Section 3 (Outcomes) discusses the concepts of

Knowledge maps and Noospheric knowledge map, as

well as multimaps, which underlie noospheric

knowledge bases. Section 4 is Conlusions.

2 BASIC CONCEPTS

Knowledge, which is the result of activity of such

fields as semantic technologies (Berners-Lee, 2001),

organizational semiotics (Stamper, 2000), ERP-

systems, theory and practice of business processes

(Scheer, 1999), differs drastically from natural-

science and humanitarian knowledge by content as

well as by methods of obtaining and application.

This knowledge is related to infosphere, but relies

on computers, representing the implemented

knowledge of physical phenomena. As a rule, it is

obtained by young people, often by students within

small enterprises or informal groups. These structures

have a chance (not always high one) to become

successful startups. The above-mentioned people do

not have theoretical background in the field of

infosphere, as well-recognized theories just do not

exist there, and it is not even sure whether they could

exist. At the current stage, for the whole period of its

development, infosphere demonstrates maximum

degree of integration of cognition and economy. Here

it is, in fact, two sides of the same coin. The same high

degree of unawareness of what is going on should be

noted, which is quite natural for pre-paradigm phase

of development. This is particularly evidenced by the

words of Grady Booch, who has acknowledged that

“many years will pass and OOAD will become as

usual as motherhood or apple pie, but no one will be

able to explain what the Object Oriented Analysis and

Design is” (Booch, 2004).

Having formulated the productivity paradox of IT

in economy and business, Robert Solow actually

pointed the signs of technological and financial

bubble in the sphere of IT application in the global

economy (Solow, 1987). A discussion took place in

the scientific world, which, in our opinion, was not

able to resolve the paradox, having maintained the

status quo.

Kris Freeman and Carlota Perez have found the

emergence of these bubbles at the stage of adaptation

of innovate technologies to social and economic

environment to be regularly recurring pattern

(Freeman, 1982, Perez, 2011).

All innovations, which have taken place in the

infosphere until today – are based on pure heuristics,

experience (analogy, association) or modelling, when

the abstraction of the deeper level is applied to

simplify the existing practices. This series continues

in future in the form of such trends as Big Data and

Artificial Intelligence.

It is interesting that Peter Druker spoke of the

failure of IT to become a tool for management of

economy and business, like of something very

obvious: “…all of us nonconformists agreed on one

thing: The computer would, in short order,

revolutionize the work of top management. We could

not have been more wrong. The revolutionary

impacts so far have been where none of us then

anticipated them: on operations.” (Drucker, 2001).
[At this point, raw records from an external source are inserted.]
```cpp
static int enqueue_records(fx_handle *h, int full_name) {
    const ScanCtx x = scan_ctx(h);
    const int64_t cap = h->hdr.cap, ngran = h->ngran;
    const FastaCols c = fasta_cols(h);
    const RecView rv{h->fa_boff.p, h->fa_llen.p, h->fa_dlen.p, h->fa_bad.p, h->hdr.p};
    const GranList hgl{h->hdr_grans.p, ctl_counter(h, 0)}, irr{h->irr_grans.p, ctl_counter(h, 1)};
    FX_LAUNCH(h, K_HDR_REC, k_hdr_rec, dim3(2048), dim3(BLOCK), x, h->prev_byte, (int)h->is_last, full_name, hgl, c, cap);
    FX_LAUNCH(h, K_GRAN_LINES, k_gran_lines, dim3(nblocks(ngran, BLOCK)), dim3(BLOCK), x, rv, cap, irr);
    FX_LAUNCH(h, K_GRAN_EXACT, k_gran_exact, dim3(2048), dim3(BLOCK), x, rv, cap, irr, (int)h->is_last, h->prev_byte);
    FX_LAUNCH(h, K_FASTA_FINALIZE, k_fasta_finalize2, dim3(nblocks(cap, BLOCK)), dim3(BLOCK), cap, c, ctl_totals(h), h->d_data, h->n, h->base);
    HIPCHK(hipGetLastError());
    HIPCHK(hipMemcpyAsync(h->pin_tot, ctl_totals(h), sizeof(Totals), hipMemcpyDeviceToHost, h->stream));
    return FX_OK;
}

extern "C" int fx_fasta_build_begin(fx_handle *h, int full_name) {
    if (!h) return fail(FX_EINVAL, "null handle");
    int rc = use_device(h);
    if (rc) return rc;
    if (h->n <= 0) return fail(FX_EFORMAT, "empty input");
    h->scanned = false;
    h->nm_kind = -1;
    const bool with_comp = (full_name & 2) != 0;
    full_name &= 1;
    h->comp_runs_valid = h->rk_valid = false;
    if ((rc = granule_pass<0>(h, false, with_comp))) return rc;
    if (h->hdr.cap < 4096 && (rc = alloc_fasta_table(h, 4096))) return rc;
    if ((rc = enqueue_records(h, full_name))) return rc;
    h->build_pending = true;
    h->pending_full_name = full_name;
    h->fasta_built = true;
    return FX_OK;
}

static int finish_build(fx_handle *h) {
    if (!h->build_pending) return FX_OK;
    int rc = use_device(h);
    if (rc) return rc;
    Totals tot;
    for (;;) {
        HIPCHK(hipStreamSynchronize(h->stream));
        tot = *h->pin_tot;
        if (tot.n_hdr <= h->hdr.cap) break;
        if ((rc = alloc_fasta_table(h, tot.n_hdr + tot.n_hdr / 16 + 16))) return rc;
        HIPCHK(hipMemsetAsync(&ctl_totals(h)->seq_len, 0, 8, h->stream));
        HIPCHK(hipMemsetAsync(ctl_counter(h, 1), 0, 4, h->stream));
        if ((rc = enqueue_records(h, h->pending_full_name))) return rc;
    }
    h->build_pending = false;
    h->n_hdr = tot.n_hdr;
    h->n_nl = tot.n_nl;
    h->fa_seqlen = tot.seq_len;
    if (tot.n_hdr <= 0 && h->base == 0 && h->is_last) { h->fasta_built = false; return fail(FX_EFORMAT, "no FASTA header line ('>') found"); }
    return FX_OK;
}

extern "C" int fx_fasta_build_end(fx_handle *h, fx_fasta_summary *out) {
    if (!h) return fail(FX_EINVAL, "null handle");
    if (!h->fasta_built) return fail(FX_ESTATE, "fx_fasta_build_begin has not run");
    int rc = finish_build(h);
    if (rc) return rc;
    if (out) { out->n_seq = h->n_hdr; out->seq_len = h->fa_seqlen; out->n_lines = h->n_nl; out->n_bytes = h->n; }
    return FX_OK;
}

extern "C" int fx_fasta_build(fx_handle *h, int full_name, fx_fasta_summary *out) {
    int rc = fx_fasta_build_begin(h, full_name);
    if (rc) return rc;
    return fx_fasta_build_end(h, out);
}

extern "C" int fx_fasta_set_table(fx_handle *h, int64_t n, const int64_t *boff, const int64_t *blen, const int64_t *slen,
                                  const int64_t *llen, const int32_t *elen, const int32_t *norm) {
    if (!h || n < 0 || (n > 0 && (!boff || !blen || !slen || !llen || !elen || !norm))) return fail(FX_EINVAL, "bad argument");
    int rc = use_device(h);
    if (rc) return rc;
    h->rk_valid = false;
    if ((rc = alloc_fasta_table(h, std::max<int64_t>(n, 1)))) return rc;
    auto up = [&](void *d, const void *s_, size_t bytes) { return hipMemcpyAsync(d, s_, bytes, hipMemcpyHostToDevice, h->stream); };
    if (n) {
// ... 663 lines not shown
            h->pin_in_used += padded;
        }
        hipError_t e = hipMemcpyAsync(d, from, (size_t)bytes, hipMemcpyHostToDevice, h->stream);
        if (e != hipSuccess) return fail(FX_EDEVICE, "H2D: %s", hipGetErrorString(e));
        *dst = (const T *)d;
        return FX_OK;
    }
    template <class T> int scratch(int64_t n, T **dst) {
        void *d = take(n * (int64_t)sizeof(T));
        if (!d) return fail(FX_ENOMEM, "device scratch allocation failed");
        *dst = (T *)d;
        return FX_OK;
    }
};

static unsigned fetch_grid(int64_t nq) {
    static const int64_t cap = []() { const char *e = getenv("FX_FETCH_WG"); const int64_t v = e ? atoll(e) : 0; return v > 0 ? v : (int64_t)256 * 8 * 4; }();
    return (unsigned)std::max<int64_t>(1, std::min<int64_t>((nq + 3) / 4, cap));
}

static int fetch_launch(fx_handle *h, Staged &st, const FetchQ &q, bool by_id, bool longq, int64_t n, int flags, uint8_t *d_dst) {
    int rc;
    FastaTab tab;
    memset(&tab, 0, sizeof tab);
    if (h->fasta_built) {
        tab.boff = h->fa_boff.p; tab.blen = h->fa_blen.p; tab.slen = h->fa_slen.p; tab.llen = h->fa_llen.p;
        tab.elen = h->fa_elen.p; tab.norm = h->fa_reg.p; tab.n_seq = h->n_hdr;
        if (h->build_pending) { tab.n_seq_dev = (const long long *)&ctl_totals(h)->n_hdr; tab.n_seq = h->hdr.cap; }
    }
    static const int fetch_g = [] { const char *e = getenv("FX_FETCH_G"); return e ? atoi(e) : 4; }();
    static const bool lean = [] { const char *e = getenv("FX_FETCH_LEAN"); return !e || atoi(e) != 0; }();
    if (!longq && by_id && fetch_g == 4 && lean && n < 0x7FFFFFFFll) {
        int32_t *d_list = nullptr;
        int *d_cnt = nullptr;
        if ((rc = st.scratch<int32_t>(n, &d_list)) || (rc = st.scratch<int>(1, &d_cnt))) return rc;
        HIPCHK(hipMemsetAsync(d_cnt, 0, sizeof(int), h->stream));
        static const int np = [] { const char *e = getenv("FX_FETCH_NP"); return e ? atoi(e) : 1; }();
        static const bool coal = [] { const char *e = getenv("FX_FETCH_COAL"); return e && atoi(e) != 0; }();
        if (np == 1 && coal) FX_LAUNCH(h, K_FETCH, (k_fetch_lines<4, 1, true>), dim3(fetch_grid((n + 15) / 16)), dim3(BLOCK), h->d_data, h->base, h->n, q, tab, n, flags, d_dst, d_list, d_cnt);
        else if (np == 1) FX_LAUNCH(h, K_FETCH, (k_fetch_lines<4, 1>), dim3(fetch_grid((n + 15) / 16)), dim3(BLOCK), h->d_data, h->base, h->n, q, tab, n, flags, d_dst, d_list, d_cnt);
        else         FX_LAUNCH(h, K_FETCH, (k_fetch_lines<4, 2>), dim3(fetch_grid((n + 15) / 16)), dim3(BLOCK), h->d_data, h->base, h->n, q, tab, n, flags, d_dst, d_list, d_cnt);
        FX_LAUNCH(h, K_FETCH_REST, (k_fetch<true, 4, 16>), dim3(std::min(fetch_grid((n + 15) / 16), 1024u)), dim3(BLOCK), h->d_data, h->base, h->n, q, tab, n, flags,
                  d_dst, (const int32_t *)d_list, (const int *)d_cnt);
    } else if (!longq && by_id && fetch_g == 4) {
        FX_LAUNCH(h, K_FETCH, (k_fetch<true, 4, 16>), dim3(fetch_grid((n + 15) / 16)), dim3(BLOCK), h->d_data, h->base, h->n, q, tab, n, flags, d_dst);
    } else if (!longq && by_id && fetch_g == 2) {
        FX_LAUNCH(h, K_FETCH, (k_fetch<true, 2, 16>), dim3(fetch_grid((n + 31) / 32)), dim3(BLOCK), h->d_data, h->base, h->n, q, tab, n, flags, d_dst);
    } else if (!longq && by_id && fetch_g == 16) {
        FX_LAUNCH(h, K_FETCH, (k_fetch<true, 16, 16>), dim3(fetch_grid((n + 3) / 4)), dim3(BLOCK), h->d_data, h->base, h->n, q, tab, n, flags, d_dst);
    } else if (!longq) {
        const unsigned grid8 = fetch_grid((n + 7) / 8);
        if (by_id) FX_LAUNCH(h, K_FETCH, (k_fetch<true, 8, 16>), dim3(grid8), dim3(BLOCK), h->d_data, h->base, h->n, q, tab, n, flags, d_dst);
        else       FX_LAUNCH(h, K_FETCH, (k_fetch<false, 8, 16>), dim3(grid8), dim3(BLOCK), h->d_data, h->base, h->n, q, tab, n, flags, d_dst);
    } else {
        const unsigned grid = fetch_grid(n);
        if (by_id) FX_LAUNCH(h, K_FETCH, (k_fetch<true, 64, 16>), dim3(grid), dim3(BLOCK), h->d_data, h->base, h->n, q, tab, n, flags, d_dst);
        else       FX_LAUNCH(h, K_FETCH, (k_fetch<false, 64, 16>), dim3(grid), dim3(BLOCK), h->d_data, h->base, h->n, q, tab, n, flags, d_dst);
    }
    HIPCHK(hipGetLastError());
    return FX_OK;
}

static int fetch_common(fx_handle *h, int where, int64_t n, bool by_id, const int64_t *a0, const int64_t *a1,
                        const int64_t *a2, const int64_t *skip, int flags, const uint8_t *qflags, uint8_t *dst,
                        const int64_t *dst_off, int64_t *out_len, int64_t dst_bytes_hint) {
    if (!h) return fail(FX_EINVAL, "null handle");
    if (n < 0 || (n > 0 && (!a0 || !a1 || !a2 || !dst || !dst_off))) return fail(FX_EINVAL, "null query array");
    if (by_id && !h->fasta_built) return fail(FX_ESTATE, "fx_fasta_build has not run");
    if (n == 0) return FX_OK;
    int rc = use_device(h);
    if (rc) return rc;
    Staged st(h);
    FetchQ q;
    memset(&q, 0, sizeof q);
    const int64_t *host_blen = (where == FX_HOST && !by_id) ? a1 : nullptr;
    uint8_t *d_dst = dst;
// ... 4376 lines not shown
```

Measured before the change: 4874 Gbp/s.

## Fold counter resets and totals readback into kernels to drop memset/memcpy ops

Replaces several stream-ordered memsets and the device-to-host totals memcpy with in-kernel work. Counters are reset by the kernels that consume them, the fetch list counter is double-buffered so the next call's counter is zeroed by the current fetch kernel, and the finalize kernel uses a last-block ticket to write totals directly into pinned host memory. The finalize grid is also capped, with a grid-stride loop over headers. This removes small per-call API operations and launches from the critical path, at the cost of more complex state tracking (ctl_clean flag, ticket ordering) and reliance on system-scope fences for host visibility.

```diff
diff --git a/pyfastx_amd/csrc/fx_kernels.hpp b/pyfastx_amd/csrc/fx_kernels.hpp
--- a/pyfastx_amd/csrc/fx_kernels.hpp
+++ b/pyfastx_amd/csrc/fx_kernels.hpp
@@ -383,8 +383,9 @@
 template <int G, int NP, bool COAL = false>
 __global__ __launch_bounds__(BLOCK) void k_fetch_lines(const uint8_t *__restrict__ data, int64_t gbase, int64_t n_bytes, FetchQ q, FastaTab tab,
                                                       int64_t nq, int flags_all, uint8_t *__restrict__ dst, int32_t *__restrict__ list,
-                                                      int *__restrict__ list_n) {
+                                                      int *__restrict__ list_n, int *__restrict__ next_list_n) {
     __shared__ uint8_t lut[256];
+    if (blockIdx.x == 0 && threadIdx.x == 0) *next_list_n = 0;
     constexpr int CO_CAP = 2048;
     __shared__ __attribute__((aligned(16))) uint32_t s_out[COAL ? BLOCK / 64 : 1][COAL ? (CO_CAP + 32) / 4 : 1];
     constexpr int TABCAP = 512;
diff --git a/pyfastx_amd/csrc/fx_spanscan.hpp b/pyfastx_amd/csrc/fx_spanscan.hpp
--- a/pyfastx_amd/csrc/fx_spanscan.hpp
+++ b/pyfastx_amd/csrc/fx_spanscan.hpp
@@ -296,14 +296,17 @@
 
 template <int MODE, int CG>
 __global__ __launch_bounds__(CG) void k_gran_reduce(const uint8_t *__restrict__ data, int64_t n, int prev_byte,
-                                                   int is_last, GranList hgl, GranPk *__restrict__ go,
+                                                   int is_last, GranList hgl, uint32_t *__restrict__ hdr_count, GranPk *__restrict__ go,
                                                    int64_t ngran, int64_t gbase, ChunkTot *__restrict__ ct) {
     __shared__ Tri lds[CG / 64];
     if (blockIdx.x == gridDim.x - 1) {
         if (threadIdx.x < 64) {
             uint32_t L = 0;
             const uint32_t h_w = granule<false, MODE>(data, n, prev_byte, is_last, ngran - 1, go, L);
-            if (MODE == 0 && h_w && threadIdx.x == 0) hgl.g[atomicAdd(hgl.count, 1u)] = (uint32_t)(ngran - 1);
+            if (threadIdx.x == 0) {
+                if (MODE == 0 && h_w) hgl.g[atomicAdd(hgl.count, 1u)] = (uint32_t)(ngran - 1);
+                *hdr_count = atomicExch(hgl.count, 0u);
+            }
         }
         __threadfence_block();
         __syncthreads();
@@ -340,7 +343,8 @@
 __global__ __launch_bounds__(CG) void k_gran_prefix(const GranPk *__restrict__ go, int64_t ngran, int64_t gbase,
                                                             const ChunkTot *__restrict__ ct, Totals *__restrict__ tot,
                                                             int64_t *__restrict__ nl_prefix, int64_t *__restrict__ hdr_prefix,
-                                                            int64_t *__restrict__ prevnl) {
+                                                            int64_t *__restrict__ prevnl, uint32_t *__restrict__ irr_count,
+                                                            int *__restrict__ stitch_err) {
     __shared__ Tri lds[CG / 64];
     __shared__ uint32_t lds32[3][16];
     Tri b{0, 0, -1};
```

One more thing: “But they did not, as a rule,

realize that what was needed was not more data, more

technology, more speed. What was needed was to

Noospheric Way of Organizing Knowledge in the Knowledge Bases of Innovate Importance

251

define information; what was needed was new

concepts.” (Drucker, 2001).

In our opinion, quasi-physical approach to

conscious phenomena, and products created on this

basis, in particular, knowledge bases, are of obvious

interest in this respect.

2.1 General Requirements to

Knowledge Bases

Knowledge, indeed, is diversified, and its

development requires different innovative systems

and methods for innovative management.

In this study, the knowledge, accumulated in the

knowledge base, serves as the major resource for

creation of innovative products, including description

and the process of creation of the products

themselves. However, there is also an inverse

relationship. The experience in empirically heuristic

cognition, being a result of economy, as well as the

experience in application of scientific findings in

economy, is a resource for development of paradigm

and post-paradigm (scientific) cognition.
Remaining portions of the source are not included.